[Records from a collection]

☆ ☆ ☆

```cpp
extern "C" {
int rlppo_gather_rows(void *stream, const float *src, int64_t ld_src, const int64_t *idx, float *dst, int32_t width, int64_t n) {
    if (n == 0) return 0;
    RLPPO_CHECK_ARG(n > 0 && src && idx && dst, "gather_rows: null pointer");
    return launch_gather_rows((hipStream_t)stream, src, ld_src, idx, dst, width, n);
}
int rlppo_welford_increment(void *stream, const float *samples, int64_t ld, int64_t n, int32_t d, void *mean, void *m2,
                            int64_t count, int32_t state_is_f64) {
    if (n == 0) return 0;
    RLPPO_CHECK_ARG(n > 0 && d > 0 && ld >= d && count >= 0 && samples && mean && m2, "welford_increment: bad argument");
    return launch_welford((hipStream_t)stream, samples, ld, n, d, mean, m2, (long long)count, state_is_f64 != 0);
}
int rlppo_welford_merge(void *stream, int32_t d, void *mean, void *m2, int64_t count, const float *other_mean,
                        const float *other_m2, int64_t other_count, int32_t state_is_f64) {
    if (other_count == 0) return 0;
    RLPPO_CHECK_ARG(d > 0 && count >= 0 && other_count > 0 && mean && m2 && other_mean && other_m2, "welford_merge: bad argument");
    return launch_welford_merge((hipStream_t)stream, d, mean, m2, (long long)count, other_mean, other_m2, (long long)other_count,
                                state_is_f64 != 0);
}
int64_t rlppo_wb16_elems(const int32_t *dims, int32_t n_layers) {
    NetLayout net;
    if (make_layout(dims, n_layers, &net)) return -1;
    int64_t n = 0;
    for (int l = 0; l < net.n_layers; ++l) n += (int64_t)net.L[l].pout * net.L[l].pin;
    return 2 * n;
}
int rlppo_net_pack_bf16(void *stream, const int32_t *dims, int32_t n_layers, const float *flat, float *packed_r, void *wb16) {
    NetLayout net;
    int rc = make_layout(dims, n_layers, &net);
    if (rc) return rc;
    RLPPO_CHECK_ARG(flat && packed_r && wb16, "net_pack_bf16: null pointer");
    return launch_pack_bf16((hipStream_t)stream, net, flat, packed_r, reinterpret_cast<unsigned short *>(wb16));
}
int64_t rlppo_x3_elems(const int32_t *dims, int32_t n_layers) {
    NetLayout net;
    if (make_layout(dims, n_layers, &net)) return -1;
    X3Layout xl;
    x3_layout(net, &xl);
    return xl.total;
}
int rlppo_net_pack_x3(void *stream, const int32_t *dims, int32_t n_layers, const float *packed, void *planes) {
    NetLayout net;
    int rc = make_layout(dims, n_layers, &net);
    if (rc) return rc;
    X3Layout xl;
    x3_layout(net, &xl);
    if (xl.total == 0) return 0;
    RLPPO_CHECK_ARG(packed && planes, "net_pack_x3: null pointer");
    unsigned short *pl = reinterpret_cast<unsigned short *>(planes);
    for (int l = 0; l < net.n_layers; ++l) {
        const LayerLayout &L = net.L[l];
        if (xl.fwd[l] >= 0) {
            rc = launch_pack_split((hipStream_t)stream, packed + L.off_w, L.pin, L.pout, L.pin, pl + xl.fwd[l]);
            if (rc) return rc;
        }
        if (xl.dx[l] >= 0) {
            rc = launch_pack_split((hipStream_t)stream, packed + L.off_wt, L.pout, L.pin, L.pout, pl + xl.dx[l]);
            if (rc) return rc;
        }
    }
    return 0;
}
int rlppo_dbg_pack_x3(void *stream, const float *S, int64_t ld, int32_t R, int32_t C, void *planes) {
    return launch_pack_split((hipStream_t)stream, S, ld, R, C, reinterpret_cast<unsigned short *>(planes));
}
int rlppo_dbg_gemm_nt_x3(void *stream, const float *A, int64_t lda, const void *planes, const float *bias, float *C, int64_t ldc, int64_t M,
                         int32_t N, int32_t K, int32_t mode, void *bits) {
    return launch_gemm_nt_split((hipStream_t)stream, A, lda, reinterpret_cast<const unsigned short *>(planes), bias, C, ldc, M, N, K, mode,
                                reinterpret_cast<unsigned long long *>(bits));
}
static int64_t g_selection_epoch = 0;
int rlppo_set_update_precision(int32_t mode) {
    RLPPO_CHECK_ARG(mode >= 0 && mode <= 2, "set_update_precision: mode %d (0 = fp32, 1 = bf16 mixed precision, 2 = split-bf16 products)", mode);
    g_update_bf16 = mode;
    ++g_selection_epoch;
    return 0;
}
int rlppo_get_update_precision(void) { return g_update_bf16; }
int rlppo_set_inference_precision(int32_t mode) {
    RLPPO_CHECK_ARG(mode == 0 || mode == 1, "set_inference_precision: mode %d (0 = fp32, 1 = bf16 operands)", mode);
    set_infer_bf16(mode);
    ++g_selection_epoch;
    return 0;
}
int rlppo_dbg_set(int32_t key, int32_t value) {
    ++g_selection_epoch;
    switch (key) {
        case 1: set_gae_algo(value); return 0;
        case 4: g_two_streams = value; return 0;
        case 21: set_gae_spin_limit(value); return 0;
        case 22: set_gae_oversubscribe(value); return 0;
        case 34: set_fused_spin_limit(value); return 0;
        case 35: set_fused_test_hold(value); return 0;
        case 36: set_split_persistent(value); return 0;
        case 23: set_b16_wide_tiles(value); return 0;
        case 24: set_exp_fast_transform(value); return 0;
        case 26: g_fused_gather = value; return 0;
        case 27: g_fused_act = value; return 0;
        case 29: g_paired = value; return 0;
        case 31: g_head_order = value; return 0;
        case 32: g_fold_vhead = value; return 0;
        case 33: set_pair_interleave(value); return 0;
        case 37: g_group_dw = value; return 0;
        case 38: set_tn_group_budget(value); return 0;
        case 40: set_nt_skinny(value); return 0;
        case 41: g_window_mode = value; return 0;
        default: break;
    }
    set_error("dbg_set: unknown key %d", key);
    return RLPPO_ERR_ARG;
}
int64_t rlppo_selection_epoch(void) { return g_selection_epoch; }
const int64_t *rlppo_selection_epoch_ptr(void) { return &g_selection_epoch; }
int64_t rlppo_dbg_counter(int32_t key) {
    switch (key) {
        case 0: return g_cnt_fused_act;
        case 1: return g_cnt_act_chain;
        case 2: return g_cnt_pass;
        case 3: return g_cnt_paired_pass;
        case 4: return g_cnt_gather_fused_pass;
        case 5: return g_cnt_group_dw;
        case 6: return g_cnt_md_nvec;
        default: return -1;
    }
}
size_t rlppo_dbg_gemm_nt_bits_bytes(int64_t M, int32_t N) { return nt_bits_floats(M, N) * sizeof(float); }
int rlppo_dbg_gemm_nt_bits(void *stream, const float *A, int64_t lda, const float *B, int64_t ldb, const float *bias, float *C,
                           int64_t ldc, int64_t M, int32_t N, int32_t K, int32_t epilogue, void *bits) {
    const int rc = launch_gemm_nt_bits((hipStream_t)stream, A, lda, B, ldb, bias, C, ldc, M, N, K, epilogue,
                                       reinterpret_cast<unsigned long long *>(bits));
    if (rc == -1) {
        set_error("dbg_gemm_nt_bits: the bitmask form does not apply to this call");
        return RLPPO_ERR_ARG;
    }
    return rc;
}
int rlppo_dbg_gemm_nt(void *stream, const float *A, int64_t lda, const float *B, int64_t ldb, const float *bias,
                      const float *mask_src, int64_t ld_mask, float *C, int64_t ldc, int64_t M, int32_t N, int32_t K,
                      int32_t epilogue) {
    return launch_gemm_nt((hipStream_t)stream, A, lda, B, ldb, bias, mask_src, ld_mask, C, ldc, M, N, K, epilogue);
}
int rlppo_dbg_gemm_nt_b16(void *stream, const void *A, int64_t lda, const void *W, int64_t ldw, const float *bias, float *C,
                          int64_t ldc, void *Cb, int64_t ldcb, int64_t M, int32_t N, int32_t K, int32_t epilogue, int32_t hidden,
                          void *bits) {
    return launch_gemm_nt_b16((hipStream_t)stream, reinterpret_cast<const unsigned short *>(A), lda,
                              reinterpret_cast<const unsigned short *>(W), ldw, bias, C, ldc, reinterpret_cast<unsigned short *>(Cb),
                              ldcb, M, N, K, epilogue, hidden, reinterpret_cast<unsigned long long *>(bits));
}
int rlppo_dbg_gemm_tn_b16(void *stream, const void *dY, int64_t ldy, const void *X, int64_t ldx, float *dW, float *db, int32_t pout,
                          int32_t pin, int32_t out, int32_t in, int64_t M, void *ws, size_t ws_bytes) {
    return launch_gemm_tn_b16((hipStream_t)stream, reinterpret_cast<const unsigned short *>(dY), ldy,
                              reinterpret_cast<const unsigned short *>(X), ldx, dW, db, pout, pin, out, in, M, (float *)ws,
                              ws_bytes / sizeof(float));
}
size_t rlppo_dbg_thin_head_workspace_bytes(int32_t out, int32_t kp, int64_t M) { return thin_dw_ws_floats(out, kp, M) * sizeof(float); }
int rlppo_dbg_thin_head_b16(void *stream, const float *dY, int64_t ldy, int32_t out, const float *W, int64_t ldw, const void *bits,
                            const void *hb, int64_t ldh, void *dxb, float *dW, float *db, int32_t in, int32_t kp, int64_t M, void *ws,
                            size_t ws_bytes) {
    int rc = launch_thin_dx_b16((hipStream_t)stream, dY, ldy, out, W, ldw, reinterpret_cast<const unsigned long long *>(bits),
                                reinterpret_cast<unsigned short *>(dxb), kp, kp, M);
    if (rc) return rc == -1 ? RLPPO_ERR_ARG : rc;
    rc = launch_thin_dw_b16((hipStream_t)stream, dY, ldy, reinterpret_cast<const unsigned short *>(hb), ldh, dW, db, out, in, kp, M,
                            (float *)ws, ws_bytes / sizeof(float));
    return rc == -1 ? RLPPO_ERR_ARG : rc;
}
static int tn_products(const rlppo_tn_product *p, int32_t n, TnProduct *q) {
    RLPPO_CHECK_ARG(p && n > 0 && n <= 2 * RLPPO_MAX_LAYERS, "gemm_tn_group: %d products (1..%d)", n, 2 * RLPPO_MAX_LAYERS);
    for (int i = 0; i < n; ++i) {
        q[i].dY = p[i].dY; q[i].ldy = p[i].ldy; q[i].ny_valid = p[i].ny_valid; q[i].X = p[i].X; q[i].ldx = p[i].ldx;
        q[i].kx_valid = p[i].kx_valid; q[i].dW = p[i].dW; q[i].db = p[i].db; q[i].out = p[i].out; q[i].in = p[i].in;
        q[i].rowtab = p[i].rowtab; q[i].src_rows = p[i].src_rows;
    }
    return 0;
}
size_t rlppo_dbg_gemm_tn_group_workspace_bytes(const rlppo_tn_product *p, int32_t n, int64_t M) {
    if (!p || n <= 0 || n > 2 * RLPPO_MAX_LAYERS) return 0;
    int outs[2 * RLPPO_MAX_LAYERS], ins[2 * RLPPO_MAX_LAYERS];
    for (int i = 0; i < n; ++i) {
        outs[i] = p[i].out;
        ins[i] = p[i].in;
    }
    return tn_group_floats(outs, ins, n, M) * sizeof(float);
}
int rlppo_dbg_gemm_tn_group(void *stream, const rlppo_tn_product *p, int32_t n, int64_t M, void *ws, size_t ws_bytes) {
    TnProduct q[2 * RLPPO_MAX_LAYERS];
    const int rc = tn_products(p, n, q);
    if (rc) return rc;
    return launch_gemm_tn_group((hipStream_t)stream, q, n, M, (float *)ws, ws_bytes / sizeof(float));
}
size_t rlppo_dbg_gemm_tn_workspace_bytes(int32_t out, int32_t in, int64_t M) { return tn_partial_floats(out, in, M) * sizeof(float); }
int rlppo_dbg_gemm_tn(void *stream, const float *dY, int64_t ldy, int32_t ny_valid, const float *X, int64_t ldx,
                      int32_t kx_valid, float *dW, float *db, int32_t out, int32_t in, int64_t M, void *ws, size_t ws_bytes) {
    return launch_gemm_tn((hipStream_t)stream, dY, ldy, ny_valid, X, ldx, kx_valid, dW, db, out, in, M, (float *)ws,
                          ws_bytes / sizeof(float));
}
}
```

### rlgym_ppo_amd/csrc/common.hpp

```cpp
#pragma once
#include <hip/hip_runtime.h>
#include <stdint.h>
#include <stdio.h>

#include <atomic>

#include "../../include/rlppo.h"

namespace rlppo {

void set_error(const char *fmt, ...);

#define RLPPO_CHECK_ARG(cond, ...)                \
    do {                                          \
        if (!(cond)) {                            \
            rlppo::set_error(__VA_ARGS__);        \
            return RLPPO_ERR_ARG;                 \
        }                                         \
    } while (0)
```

☆ ☆ ☆

Task to carry out. Copy whichever lines above contain the string "width".

Response for this exercise.
int rlppo_gather_rows(void *stream, const float *src, int64_t ld_src, const int64_t *idx, float *dst, int32_t width, int64_t n) {
    return launch_gather_rows((hipStream_t)stream, src, ld_src, idx, dst, width, n);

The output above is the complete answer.